Die Gruft von St. Michael, in der bis weit in die Barockzeit Beisetzungen stattfanden, liefert einen Querschnitt durch Wiens Adelsfamilien. Mitglieder der Familien Herberstein, Trautson und Mollard wurden in einzelnen Gruftkammern beigesetzt. Da die Gruft sehr trocken ist, blieben die Särge offen. Im Laufe der Zeit wurden dann immer wieder Särge zerschlagen, die Gebeine zusammen geschlichtet und mit Erde bedeckt. So wurden aus den ehemals sehr hochragenden Räumen durch die wachsenden Erdaufschichtungen niedrige Gelasse. Verstorbene Kinder wurden in einer eigenen Gruftkammer beigesetzt, der so genannten „Engelgruft“. Manche Holzsärge sind mit Leimfarben bemalt und tragen Insignien der Vergänglichkeit, wie Kreuz, Sanduhr und Totenschädel.
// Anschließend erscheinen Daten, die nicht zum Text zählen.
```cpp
template <int TN>
__global__ __launch_bounds__(256, 2) void wino_wgrad_gemm_kernel(WinoWgradParams p) {
  constexpr int LD = WLDK;
  constexpr int TM = 2;
  constexpr int BNC = 64 * TN;
  constexpr int NG = WK / 8;
  constexpr int SFLUSH = 4;
  __shared__ __attribute__((aligned(16))) float As[2][WBM * LD];
  __shared__ __attribute__((aligned(16))) float Bs[2][BNC * LD];
  const int tid = threadIdx.x, lane = tid & 63, wave = tid >> 6;
  const int wm = wave >> 1, wn = wave & 1;
  const int l31 = lane & 31, half = lane >> 5;
  long b = blockIdx.x;
  const int ct = (int)(b % p.CT); b /= p.CT;
  const int mt = (int)(b % p.MT); b /= p.MT;
  const int xi = (int)(b % p.planes);
  const int split = (int)(b / p.planes);
  const int s_begin = split * p.stages_per_split;
  const int s_end = min(p.stages, s_begin + p.stages_per_split);
  const int ns = s_end - s_begin;

  const int urow = tid >> 3, uq = tid & 7;
  const float* pa = p.Gy + ((long)xi * p.Mpad + mt * WBM + urow) * p.Tpad + (long)s_begin * WK + 4 * uq;
  const float* pb = p.V + ((long)xi * p.Cpad + ct * BNC + urow) * p.Tpad + (long)s_begin * WK + 4 * uq;
  const long rstep = 32 * p.Tpad;
  float* sa = &As[0][urow * LD + 4 * uq];
  float* sb = &Bs[0][urow * LD + 4 * uq];
  float4 ra0, ra1, ra2, ra3, rb0, rb1, rb2, rb3;
  auto lda = [&](int v, int s) { return *reinterpret_cast<const float4*>(pa + (long)s * WK + v * rstep); };
  auto ldb = [&](int v, int s) { return *reinterpret_cast<const float4*>(pb + (long)s * WK + v * rstep); };
  auto sta = [&](int v, int buf, const float4& r) { *reinterpret_cast<float4*>(sa + buf * (WBM * LD) + 32 * v * LD) = r; };
  auto stb = [&](int v, int buf, const float4& r) { *reinterpret_cast<float4*>(sb + buf * (BNC * LD) + 32 * v * LD) = r; };
// ... 9 lines not shown
      case 7: if (TN == 2) rb3 = ldb(3, sn); break;
      case 8: sta(0, nbuf, ra0); break;
      case 9: sta(1, nbuf, ra1); break;
      case 10: sta(2, nbuf, ra2); break;
      case 11: sta(3, nbuf, ra3); break;
      case 12: stb(0, nbuf, rb0); break;
      case 13: stb(1, nbuf, rb1); break;
      case 14: if (TN == 2) stb(2, nbuf, rb2); break;
      default: if (TN == 2) stb(3, nbuf, rb3); break;
    }
  };
  auto comp = [](const float4& v, int e) { return e == 0 ? v.x : e == 1 ? v.y : e == 2 ? v.z : v.w; };

  f32x16 acc[TM][TN], tot[TM][TN];
#pragma unroll
  for (int i = 0; i < TM; ++i)
#pragma unroll
    for (int j = 0; j < TN; ++j)
#pragma unroll
      for (int r = 0; r < 16; ++r) { acc[i][j][r] = 0.f; tot[i][j][r] = 0.f; }

#pragma unroll
  for (int q = 0; q < 16; ++q) piece(q, 0, 0);
  __syncthreads();
  for (int s0 = 0; s0 < ns; s0 += SFLUSH) {
#pragma unroll
    for (int i = 0; i < TM; ++i)
#pragma unroll
      for (int j = 0; j < TN; ++j)
#pragma unroll
        for (int r = 0; r < 16; ++r) acc[i][j][r] = 0.f;
    const int s1 = min(ns, s0 + SFLUSH);
    for (int s = s0; s < s1; ++s) {
      const int cur = s & 1;
      const int sn = min(s + 1, ns - 1);
      const float* as = As[cur] + (wm * 64 + l31) * LD + 4 * half;
      const float* bs = Bs[cur] + (wn * 32 * TN + l31) * LD + 4 * half;
      float4 a[2][TM], bq[2][TN];
// ... 18 lines not shown
#pragma unroll
              for (int jj = 0; jj < TN; ++jj) bq[nb][jj] = *reinterpret_cast<const float4*>(bs + jj * 32 * LD + 8 * (g + 1));
            }
            if (m == TM * TN - 1) piece(4 * g + e, sn, cur ^ 1);
            __builtin_amdgcn_sched_barrier(0);
          }
        }
      }
      __syncthreads();
    }
#pragma unroll
    for (int i = 0; i < TM; ++i)
#pragma unroll
      for (int j = 0; j < TN; ++j) tot[i][j] += acc[i][j];
  }
  float* Pb = p.P + ((((long)split * p.planes + xi) * p.Mpad + mt * WBM) * p.Cpad) + ct * BNC;
#pragma unroll
  for (int i = 0; i < TM; ++i)
#pragma unroll
    for (int j = 0; j < TN; ++j)
#pragma unroll
      for (int r = 0; r < 16; ++r)
        Pb[(long)(wm * 64 + i * 32 + mfma_row(r, lane)) * p.Cpad + wn * 32 * TN + j * 32 + l31] = tot[i][j][r];
}

__global__ void wino_wgrad_finish_kernel(const float* __restrict__ P, int splits, int Mch, int C, int Mpad, int Cpad,
                                         float* __restrict__ dw, int accumulate) {
  const long total = (long)Mch * C;
  const long per = (long)Mpad * Cpad;
  for (long i = blockIdx.x * (long)blockDim.x + threadIdx.x; i < total; i += (long)gridDim.x * blockDim.x) {
    const int c = (int)(i % C);
    const int m = (int)(i / C);
    float v[4][4];
#pragma unroll
    for (int a = 0; a < 16; ++a) {
      float acc = 0.f;
      for (int sp = 0; sp < splits; ++sp) acc += P[((long)sp * 16 + a) * per + (long)m * Cpad + c];
      v[a >> 2][a & 3] = acc;
// ... 43 lines not shown
      if (eff > best) best = eff;
    }
    for (int sp = 1; sp <= hi; ++sp) {
      const long wgs = (long)tiles * sp;
      if (wgs < 512) continue;
      if ((double)wgs / (double)((wgs + 511) / 512 * 512) >= best - 0.03) { splits = sp; break; }
    }
  }
  if (splits > max_splits) splits = max_splits;
  if (splits < 1) splits = 1;
  g.stages_per_split = (g.stages + splits - 1) / splits;
  g.splits = (g.stages + g.stages_per_split - 1) / g.stages_per_split;
  g.Gy = 0; g.V = (size_t)g.planes * g.Mpad * g.Tpad; g.P = g.V + (size_t)g.planes * g.Cpad * g.Tpad;
  g.BP = g.P + (size_t)g.planes * g.splits * g.Mpad * g.Cpad; g.floats = g.BP + (size_t)g.Mpad * (g.Tpad / 64) + 64;
  return g;
}

int umpr_wino_wgrad(const float* dy, const float* x, float* dw, float* db, int N, int Cin, int Cout, int H, int W,
                    int accumulate, float* ws, size_t ws_floats, bool f4, const ConvHints& hints, hipStream_t s) {
  const WinoWgradGeom g = umpr_wino_wgrad_geom(N, Cin, Cout, H, W, f4);
  UMPR_REQUIRE(ws_floats >= g.floats, "winograd wgrad: workspace too small");
  UMPR_REQUIRE((H % 2) == 0 && (W % 2) == 0, "winograd wgrad: odd map %dx%d", H, W);
  float *Gy = ws + g.Gy, *V = ws + g.V, *P = ws + g.P, *BP = ws + g.BP;
  const bool edge = f4 && ((H % 4) != 0 || (W % 4) != 0);
  static const bool bias_fuse = umpr_env_on("UMPR_WINO_BIAS_FUSE");
  const bool fused_bias = db && f4 && !edge && bias_fuse && (g.Tpad % 64) == 0;
  const bool pooled = hints.pooled_dy;
  const float* py = hints.pool_y;
  if (pooled) UMPR_REQUIRE(py && !edge, "winograd wgrad: the pooled source needs the layer's output and whole tiles");
  if (f4 && edge)
// ... 13 lines not shown
  }
  UMPR_LAUNCH_CHECK("wino_dy");
  if (hints.v_slot) {
    UMPR_REQUIRE(f4 && !edge && hints.v_slot_floats == (size_t)g.planes * g.Cpad * g.Tpad,
                 "winograd wgrad: the V slot does not match this layer (%d -> %d at %dx%d)", Cin, Cout, H, W);
    V = hints.v_slot;
  } else if (f4 && edge)
    wino4_input_kernel<true, false><<<nblk((long)g.Cpad * g.Tpad, 16384), 256, 0, s>>>(x, V, N, Cin, g.Cpad, H, W, g.Tpad, g.Tpad, wino4_consts(), nullptr, nullptr);
  else if (f4)
    wino4_input_kernel<false, false><<<nblk((long)g.Cpad * g.Tpad, 16384), 256, 0, s>>>(x, V, N, Cin, g.Cpad, H, W, g.Tpad, g.Tpad, wino4_consts(), nullptr, nullptr);
  else if ((W / 2) % 2 == 0)
    wino_input_pair_kernel<<<nblk((long)g.Cpad * g.Tpad / 2, 16384), 256, 0, s>>>(x, V, N, Cin, g.Cpad, H, W, g.Tpad, g.Tpad);
  else
    wino_input_kernel<<<nblk((long)g.Cpad * g.Tpad, 16384), 256, 0, s>>>(x, V, N, Cin, g.Cpad, H, W, g.Tpad, g.Tpad);
  UMPR_LAUNCH_CHECK("wino_input(wgrad)");
  WinoWgradParams p{Gy, V, P, g.MT, g.CT, g.Mpad, g.Cpad, g.Tpad, g.stages, g.stages_per_split, g.planes};
  {
    UmprProfScope prof(UMPR_K_WINO_WGRAD_GEMM, 2.0 * g.planes * (double)Cout * Cin * g.T, s);
    if (g.bnc == 64) wino_wgrad_gemm_kernel<1><<<(unsigned)(g.planes * g.MT * g.CT * g.splits), 256, 0, s>>>(p);
    else wino_wgrad_gemm_kernel<2><<<(unsigned)(g.planes * g.MT * g.CT * g.splits), 256, 0, s>>>(p);
  }
  UMPR_LAUNCH_CHECK("wino_wgrad_gemm");
  if (f4)
    wino4_wgrad_finish_kernel<<<(unsigned)((long)Cout * ((Cin + 63) / 64)), 256, 0, s>>>(P, g.splits, Cout, Cin, g.Mpad, g.Cpad, dw,
                                                                                     accumulate, wino4_consts());
  else if (g.splits >= 8)
    wino_wgrad_finish_wide_kernel<<<(unsigned)((long)Cout * ((Cin + 63) / 64)), 256, 0, s>>>(P, g.splits, Cout, Cin, g.Mpad, g.Cpad,
                                                                                         dw, accumulate);
  else
    wino_wgrad_finish_kernel<<<nblk((long)Cout * Cin, 4096), 256, 0, s>>>(P, g.splits, Cout, Cin, g.Mpad, g.Cpad, dw, accumulate);
  UMPR_LAUNCH_CHECK("wino_wgrad_finish");
  if (fused_bias) {
    wino_bias_sum_waves_kernel<<<(unsigned)((Cout + 3) / 4), 256, 0, s>>>(BP, db, Cout, g.Tpad / 64, accumulate);
    UMPR_LAUNCH_CHECK("wino_bias_sum_waves");
  } else if (db) {
    UMPR_REQUIRE((size_t)N * Cout <= (size_t)g.splits * g.planes * g.Mpad * g.Cpad && ((long)H * W) % 4 == 0,
                 "winograd wgrad: bias-gradient scratch");
// ... 9 lines not shown
```

Before: 2173.

## Restructure Winograd GEMM main loop with double accumulators and cheaper addressing

Rewrites the Winograd forward GEMM kernel's stage loop. Each SK-step stage is now an unrolled parity-templated stage, with two accumulator sets so the fold of the previous stage's partial sums into the running total is spread across the MFMA issue slots. LDS offsets are advanced incrementally, and the global-to-LDS DMA uses a scalar base plus vector offset. Index math moves to 32-bit unsigned, and the output stores use a strength-reduced row pointer, with the same store pattern applied to the wgrad GEMM kernel. The wgrad kernel also overlaps its initial DMA with accumulator zeroing. The gains depend on register pressure, since the extra accumulator set may lower occupancy. Debug entry points and launch wrappers with 32-bit range checks are added.

```diff
diff --git a/include/umpr_hip.h b/include/umpr_hip.h
--- a/include/umpr_hip.h
+++ b/include/umpr_hip.h
@@ -29,6 +29,11 @@
 int umpr_debug_wino_pool_fold(const float* y, const float* g_pooled, const float* w, const float* x, float* unpooled, float* dx,
                               float* dw, float* db, int N, int Cin, int Cout, int H, int W, int f4, int fold, float* ws,
                               size_t ws_bytes, void* stream);
+
+int umpr_debug_wino_gemm(const float* U, const float* V, float* M, int planes, int MT, int S, long TT, long Tpad, int fold,
+                         void* stream);
+int umpr_debug_wino_wgrad_gemm(const float* Gy, const float* V, float* P, int planes, int MT, int CT, int TN, long Tpad,
+                               int stages_per_split, void* stream);
 
 size_t umpr_embed_gru_bidir_ws_bytes(int N, int L, int E);
 int umpr_embed_gru_bidir_fwd(const int64_t* ids, const float* emb, int E,
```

1010 Wien, Michaelerplatz, Kohlmarkt 11 (Autobus 2, 3)
Manche Särge blieben noch offen erhalten, und man kann ehemalige Hofbeamte in ihren einst prächtigen Amtskleidern erkennen. Hier wurde auch der berühmte Dichter und Librettist Glucks und Mozarts Pietro Metastasio, der als poeta caesareo (= kaiserlicher Dichter) in Wien wirkte, beigesetzt. Seine Grabtafel befindet sich in einem Nebenchor der Kirche. Die Gruft kann bei Führungen besichtigt werden.
In einer kleinen Seitenkapelle rechts vom Eingang ist ein seltsamer Stilmix zu entdecken, zwischen zwei alten Fresken befindet sich ein Gedenkrelief für den von den Nationalsozialisten 1934 ermordeten Bundeskanzler des korporatistischen Ständestaates Engelbert Dollfuß, an den beiden anderen gegenüberliegenden Wänden sind ein Mahnmal für die in den Konzentrationslagern ermordeten Österreicher und ein Gedenkkreuz für diese Österreicher vom Dachauer Friedhof.
Im linken Nebenhaus von St. Michael, im so genannten Großen Michaelerhaus, einem wunderbaren Barockbau mit Resten von Pawlatschen und einem sehr stimmungsvollen Innenhof, wohnte 1751 bis 1756, nach seiner Entlassung aus der Chorkapelle wegen Stimmbruch, in einer Bodenkammer der Komponist Joseph Haydn. Er wurde damals von dem im selben Haus wohnenden Komponisten und Gesangslehrer Antonio Porpora gefördert. In diesem Haus hatte auch Metastasio bis zu seinem Tod 1782 Logis genommen.
Das rechte Nebenhaus von St. Michael, auch Kleines Michaelerhaus genannt, erhebt sich auf dem ehemaligen Friedhof der Michaelerkirche. Durch das Haus führt ein malerischer Durchgang mit einem Ölbergrelief zur Habsburgergasse.